*** Opening of MATERIALS PROVIDED ***
# ehsan5890/optical-rl-gym-qot-aware

Hardware: AMD Instinct MI355X
Metric: env steps/sec (whole node) + blocking-prob parity, NSFNET RMSA 320 slots (higher is better)
Workload: dtype u64 bitmap + f64 statistics

## Files before the change

### optical-rl-gym-qot-aware_amd/csrc/orlg_api.hip

```cpp
#include "orlg_host.h"
#include "orlg_group_plan.h"
#include "orlg_wave.h"

struct orlg_env : OrlgHandle {
    OrlgParams p = {};
    int resident_blocks = 0;
    int group_mode = 0;
    OrlgGroupLayout group[3] = {};
    int group_usage_resident[ORLG_GROUP_WAVES + 1] = {};
    int group_resident[3][ORLG_GROUP_WAVES + 1] = {};
    uint4 *llog = nullptr;
    uint32_t *progress = nullptr;
    int allow_rejection = 0;
    std::vector<uint8_t> path_se;
    double *gn_table = nullptr;
    bool gn_protect = false;
    double *audit_table = nullptr;
};
enum { X_ACTIONS, X_GSNR, X_CAUSE, X_CAUSE_COUNTS, X_MARGIN };
static_assert(X_MARGIN < ORLG_EXTRA_SLOTS, "OrlgHandle::extra");

#define SYNC_CHECK(e) do { int rc_ = orlg_handle_sync_check(e); if (rc_) return rc_; } while (0)

__global__ void orlg_clear_state_kernel(OrlgParams p, int W, int keep_rng) {
    const size_t tid = (size_t)blockIdx.x * blockDim.x + threadIdx.x, nth = (size_t)gridDim.x * blockDim.x;
    for (size_t i = tid; i < (size_t)p.B * p.NW; i += nth) p.occ[i] = valid_mask(p.S, (int)(i % W));
    for (size_t i = tid; i < (size_t)p.B * p.Q; i += nth) {
        p.qtime[i] = __longlong_as_double((long long)ORLG_INF_BITS);
        p.qdesc[i] = 0;
    }
    for (size_t i = tid; i < (size_t)p.B * 4 * p.NBR; i += nth) p.hist[i] = 0;
    for (size_t i = tid; i < (size_t)p.B * 4 * p.E; i += nth) p.lstat[i] = 0.0;
    for (size_t i = tid; i < (size_t)p.B * p.lint_stride; i += nth) p.lint[i] = 0;
    for (size_t i = tid; i < (size_t)p.B; i += nth) {
        OrlgEnvScalars s;
        memset(&s, 0, sizeof(s));
        s.mt_idx = keep_rng ? p.scal[i].mt_idx : ORLG_MT_N;
        s.ring_pos = keep_rng ? p.scal[i].ring_pos : 0;
        s.ring_cnt = keep_rng ? p.scal[i].ring_cnt : 0;
        if (p.tr_arrival) { s.mt_idx = 0; s.ring_pos = 0; s.ring_cnt = 0; }
        p.scal[i] = s;
    }
}

__global__ __launch_bounds__(256) void orlg_simple_matrix_obs_kernel(const OrlgParams p, int W, uint8_t *out) {
    const size_t dim = (size_t)2 * p.N + (size_t)p.E * p.S;
    const size_t total = dim * p.B;
    for (size_t i = (size_t)blockIdx.x * blockDim.x + threadIdx.x; i < total; i += (size_t)gridDim.x * blockDim.x) {
        const size_t b = i / dim, q = i - b * dim;
        uint8_t v;
        if (q < (size_t)2 * p.N) {
            const OrlgEnvScalars *sc = p.scal + b;
            const int mn = sc->req_src < sc->req_dst ? sc->req_src : sc->req_dst;
            const int mx = sc->req_src < sc->req_dst ? sc->req_dst : sc->req_src;
            v = ((int)q == mn || (int)q == p.N + mx) ? 1 : 0;
        } else {
            const size_t r = q - 2 * p.N;
            const int link = (int)(r / p.S), s = (int)(r - (size_t)link * p.S);
            v = (uint8_t)((p.occ[b * p.NW + (size_t)link * W + (s >> 6)] >> (s & 63)) & 1ull);
        }
        out[i] = v;
    }
}

enum { EX_REQUEST, EX_COUNTERS, EX_TIME, EX_GRAPH, EX_RUNNING, EX_EPISODES, EX_HIST, EX_LSTAT };
__global__ void orlg_extract_kernel(OrlgParams p, int what, unsigned char *out) {
    const size_t tid = (size_t)blockIdx.x * blockDim.x + threadIdx.x, nth = (size_t)gridDim.x * blockDim.x;
    const size_t B = p.B;
    if (what == EX_REQUEST) {
        orlg_request *o = reinterpret_cast<orlg_request *>(out);
        for (size_t i = tid; i < B; i += nth) {
            const OrlgEnvScalars &s = p.scal[i];
            o[i].service_id = s.req_sid; o[i].src = s.req_src; o[i].dst = s.req_dst;
            o[i].bit_rate = reinterpret_cast<const int32_t *>(p.tables + p.t_bitrates)[s.req_br];
            o[i].arrival_time = s.req_arrival; o[i].holding_time = s.req_holding;
        }
    } else if (what == EX_COUNTERS) {
        int64_t *o = reinterpret_cast<int64_t *>(out);
        for (size_t i = tid; i < B * 8; i += nth) o[i] = p.scal[i / 8].c[i % 8];
    } else if (what == EX_TIME) {
        double *o = reinterpret_cast<double *>(out);
        for (size_t i = tid; i < B; i += nth) o[i] = p.scal[i].current_time;
    } else if (what == EX_GRAPH) {
        double *o = reinterpret_cast<double *>(out);
        for (size_t i = tid; i < B; i += nth) {
// ... 172 lines not shown


int orlg_create(const orlg_topology *t, const orlg_rmsa_config *c, int32_t batch, const uint64_t *seeds,
                uint64_t base_seed, int32_t device, orlg_env **out) {
    return orlg_create_traffic(t, c, batch, seeds, base_seed, device, nullptr, out);
}

static int rmsa_create(const orlg_topology *t, const orlg_rmsa_config *c, int32_t batch, const uint64_t *seeds, uint64_t base_seed,
                       int32_t device, const orlg_traffic *traffic, const orlg_trace *trace, orlg_env **out);
int orlg_create_traffic(const orlg_topology *t, const orlg_rmsa_config *c, int32_t batch, const uint64_t *seeds,
                        uint64_t base_seed, int32_t device, const orlg_traffic *traffic, orlg_env **out) {
    return rmsa_create(t, c, batch, seeds, base_seed, device, traffic, nullptr, out);
}
int orlg_create_trace(const orlg_topology *t, const orlg_rmsa_config *c, int32_t batch, int32_t device, const orlg_trace *trace,
                      orlg_env **out) {
    if (!trace) return fail(ORLG_ERR_INVALID, "null argument");
    return rmsa_create(t, c, batch, nullptr, 0, device, nullptr, trace, out);
}
int64_t orlg_trace_length(orlg_env *e) { return e ? e->trace.length : ORLG_ERR_INVALID; }
int64_t orlg_trace_position(orlg_env *e) { return e ? e->trace.position : ORLG_ERR_INVALID; }

static int rmsa_create(const orlg_topology *t, const orlg_rmsa_config *c, int32_t batch, const uint64_t *seeds, uint64_t base_seed,
                       int32_t device, const orlg_traffic *traffic, const orlg_trace *trace, orlg_env **out) {
    if (!t || !c || !out) return fail(ORLG_ERR_INVALID, "null argument");
    *out = nullptr;
    const int N = t->num_nodes, E = t->num_links, K = t->k_paths, S = c->num_slots, NBR = c->num_bit_rates;
    if (batch < 1) return fail(ORLG_ERR_INVALID, "batch must be >= 1");
    if (N < 2 || N > 64) return fail(ORLG_ERR_INVALID, "num_nodes %d not in 2..64", N);
    if (E < 1 || E > 255) return fail(ORLG_ERR_INVALID, "num_links %d not in 1..255", E);
    if (S < 1 || S > 512) return fail(ORLG_ERR_INVALID, "num_slots %d not in 1..512", S);
    const bool cont = c->bit_rate_cum == nullptr;
    if (NBR < 1 || NBR > (cont ? 256 : 64)) return fail(ORLG_ERR_INVALID, "num_bit_rates %d not in 1..%d", NBR, cont ? 256 : 64);
    if (cont) {
        if (!c->bit_rates) return fail(ORLG_ERR_INVALID, "null argument");
        for (int b = 1; b < NBR; b++)
            if (c->bit_rates[b] != c->bit_rates[0] + b) return fail(ORLG_ERR_INVALID, "continuous bit rates must be lower .. higher, one apart");
    }
    if (t->num_paths < 1 || t->num_paths >= (1 << 14)) return fail(ORLG_ERR_INVALID, "num_paths %d not in 1..16383", t->num_paths);
    int W = (S + 63) / 64;
    if (W == 7) W = 8;
    if (K < 1 || K * W > 64) return fail(ORLG_ERR_INVALID, "k_paths * words_per_link = %d exceeds one wavefront", K * W);
    if (c->j < 1 || c->j > 16) return fail(ORLG_ERR_INVALID, "j %d not in 1..16", c->j);
    if ((!traffic && !trace && (!(c->arrival_lambda > 0) || !(c->holding_lambda > 0))) || !(c->channel_width > 0))
        return fail(ORLG_ERR_INVALID, "arrival_lambda, holding_lambda and channel_width must be positive");
    auto e = std::make_unique<orlg_env>();
    double arrival_lambda = c->arrival_lambda, holding_lambda = c->holding_lambda;
    int rc = orlg_traffic_check(&e->traffic, traffic, batch, &arrival_lambda, &holding_lambda);
    if (rc) return rc;
    if (c->stats_level < 0 || c->stats_level > 2) return fail(ORLG_ERR_INVALID, "bad stats_level");
    for (int i = 0; i < N * N; i++) {
        int s = i / N, d = i % N;
        if (s != d && (t->pair_path_count[i] != K || t->pair_path_base[i] < 0 || t->pair_path_base[i] + K > t->num_paths))
            return fail(ORLG_ERR_INVALID, "pair (%d,%d) does not have k=%d path records", s, d, K);
    }
    const OrlgTraceState &trace_state = e->trace;
    if (trace) {
        if (!c->bit_rates) return fail(ORLG_ERR_INVALID, "null argument");
        rc = orlg_trace_check(&e->trace, &e->traffic, trace, batch, N, NBR, c->bit_rates, cont, &arrival_lambda, &holding_lambda);
        if (rc) return rc;
    }
    rc = orlg_handle_open(e.get(), device);
    if (rc) return rc;
    e->W = W; e->num_paths = t->num_paths;
    OrlgParams &p = e->p;
    p.err_flag = e->err.dev;
    p.B = batch; p.N = N; p.E = E; p.S = S; p.K = K; p.NBR = NBR; p.NW = E * W;
    p.episode_length = c->episode_length; p.reward_mode = c->reward_mode; p.stats_level = c->stats_level; p.j = c->j;
    p.obs_dim = 1 + 2 * N + (2 * c->j + 3) * K;
    p.arrival_lambda = arrival_lambda; p.holding_lambda = holding_lambda;
    int Q = c->queue_capacity;
    if (Q <= 0 && trace) {
        const int by_trace = trace_state.peak + 1, by_spectrum = E * S / 2 + 1;
        Q = by_trace < by_spectrum ? by_trace : by_spectrum;
        if (Q > 4096)
            return fail(ORLG_ERR_INVALID, "trace: up to %d services run at once (the trace's peak %d, the spectrum's bound %d): more than the 4096 "
                                          "release-queue slots the LDS holds", Q - 1, trace_state.peak, by_spectrum - 1);
    } else if (Q <= 0) {
        double load = arrival_lambda / holding_lambda;
        Q = (int)(load + 10.0 * std::sqrt(load));
    }
    Q = ((Q + 15) / 16) * 16;
    if (Q < 64) Q = 64;
    if (Q > 4096) return fail(ORLG_ERR_INVALID, "queue_capacity %d too large for LDS (max 4096)", Q);
    p.Q = Q;
    {
        char msg[192];
        snprintf(msg, sizeof(msg), "a release queue overflowed (capacity %d): the service stays provisioned and is never "
                                   "released -- raise queue_capacity", Q);
        e->overflow_message = msg;
    }

    auto up16 = [](int v) { return (v + 15) & ~15; };
    int off = 0;
    p.l_occ = off; off = up16(off + p.NW * 8);
    p.l_qtime = off; off = up16(off + Q * 8);
    p.l_qdesc = off; off = up16(off + Q * 4);
    p.l_mt = off; off = up16(off + ORLG_MT_N * 4);
    p.l_lstat = off; off = up16(off + 4 * E * 8);
    p.l_hist = off; off = up16(off + 4 * NBR * 4);
    p.lint_stride = (E + 3) & ~3;
    p.l_lint = off; off = up16(off + p.lint_stride * 4);
    p.l_scratch = off; off = up16(off + (int)sizeof(OrlgEnvScalars));
    p.l_wsc = off; off = up16(off + (int)sizeof(OrlgWaveScalars));
    p.l_ring = off; off = up16(off + ORLG_RING * (8 + 8 + 4));
    p.l_wave_bytes = off;

    {
        OrlgBlob blob;
        p.t_pair = blob.put(t->pair_path_base, (size_t)N * N * 4);
        std::vector<OrlgPathRec> recs;
        rc = orlg_path_records(t, E, "path %d: link %d out of range", &recs);
        if (rc) return rc;
        for (int g = 0; g < t->num_paths; g++)
            if (t->path_se[g] < 1 || t->path_se[g] >= ORLG_NSLOT_STRIDE)
                return fail(ORLG_ERR_INVALID, "path %d: spectral efficiency %d not in 1..7", g, t->path_se[g]);
        p.t_recs = blob.put(recs.data(), recs.size() * sizeof(OrlgPathRec));
        e->path_se.assign(t->path_se, t->path_se + t->num_paths);
        std::vector<uint16_t> ns((size_t)NBR * ORLG_NSLOT_STRIDE, 0);
        for (int b = 0; b < NBR; b++)
            for (int se = 1; se < ORLG_NSLOT_STRIDE; se++) {
                double q = (double)c->bit_rates[b] / ((double)se * c->channel_width);
                double n = std::ceil(q) + 1;
                ns[(size_t)b * ORLG_NSLOT_STRIDE + se] = (uint16_t)(n > 65535 ? 65535 : n);
            }
        p.t_nslots = blob.put(ns.data(), ns.size() * 2);
        p.t_bitrates = blob.put(c->bit_rates, (size_t)NBR * 4);
        {
            std::vector<double> zc((size_t)NBR, 0.0);
            p.t_brcum = blob.put(cont ? zc.data() : c->bit_rate_cum, (size_t)NBR * 8);
        }
        p.br_width = cont ? NBR : 0;
        p.t_srccum = blob.put(c->src_cum, (size_t)N * 8);
        p.t_dstcum = blob.put(c->dst_cum, (size_t)N * N * 8);
        if (c->stats_level >= ORLG_STATS_FULL) {
            std::vector<double> divs(S + 1), inv(S / 2 + 2);
            for (int k = 0; k <= S; k++) divs[k] = (double)k / (double)S;
            inv[0] = 0.0;
            for (size_t k = 1; k < inv.size(); k++) inv[k] = 1.0 / (double)k;
            p.t_divs = blob.put(divs.data(), divs.size() * 8);
            p.t_inv = blob.put(inv.data(), inv.size() * 8);
        }
        p.tab_bytes = (int32_t)blob.bytes.size();
        p.l_outs = p.tab_bytes;
        p.l_shared_bytes = p.tab_bytes + up16(ORLG_NUM_OUTS * 8);
        unsigned char *d_blob;
        rc = orlg_handle_upload(e.get(), &d_blob, blob.bytes.data(), blob.bytes.size());
        if (rc) return rc;
        p.tables = d_blob;
    }
    {
        const size_t lds_cu = ORLG_LDS_BYTES;
        int wpb = 0, best_waves = 0;
        const int wave_cap = 16;
        for (int cand = ORLG_MAX_WAVES_PER_BLOCK; cand >= 1; cand >>= 1) {
            size_t blk = (size_t)p.l_shared_bytes + (size_t)cand * p.l_wave_bytes;
            if (blk > lds_cu) continue;
            int waves = (int)(lds_cu / blk) * cand;
            if (waves > wave_cap) waves = wave_cap;
            if (waves > best_waves) { best_waves = waves; wpb = cand; }
        }
        if (wpb == 0) {
            size_t need = (size_t)p.l_shared_bytes + (size_t)p.l_wave_bytes;
            return fail(ORLG_ERR_INVALID, "tables + one environment (%zu B) exceed the 160 KiB LDS", need);
        }
        e->waves_per_block = wpb;
        e->lds_block_bytes = (size_t)p.l_shared_bytes + (size_t)wpb * p.l_wave_bytes;
// ... 943 lines not shown
```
*** Close of MATERIALS PROVIDED ***
■ EXERCISE AIM ■
Report all lines of the data above that include the string "void".

■ REPLY TO THE TASK ■
__global__ void orlg_clear_state_kernel(OrlgParams p, int W, int keep_rng) {
__global__ __launch_bounds__(256) void orlg_simple_matrix_obs_kernel(const OrlgParams p, int W, uint8_t *out) {
__global__ void orlg_extract_kernel(OrlgParams p, int what, unsigned char *out) {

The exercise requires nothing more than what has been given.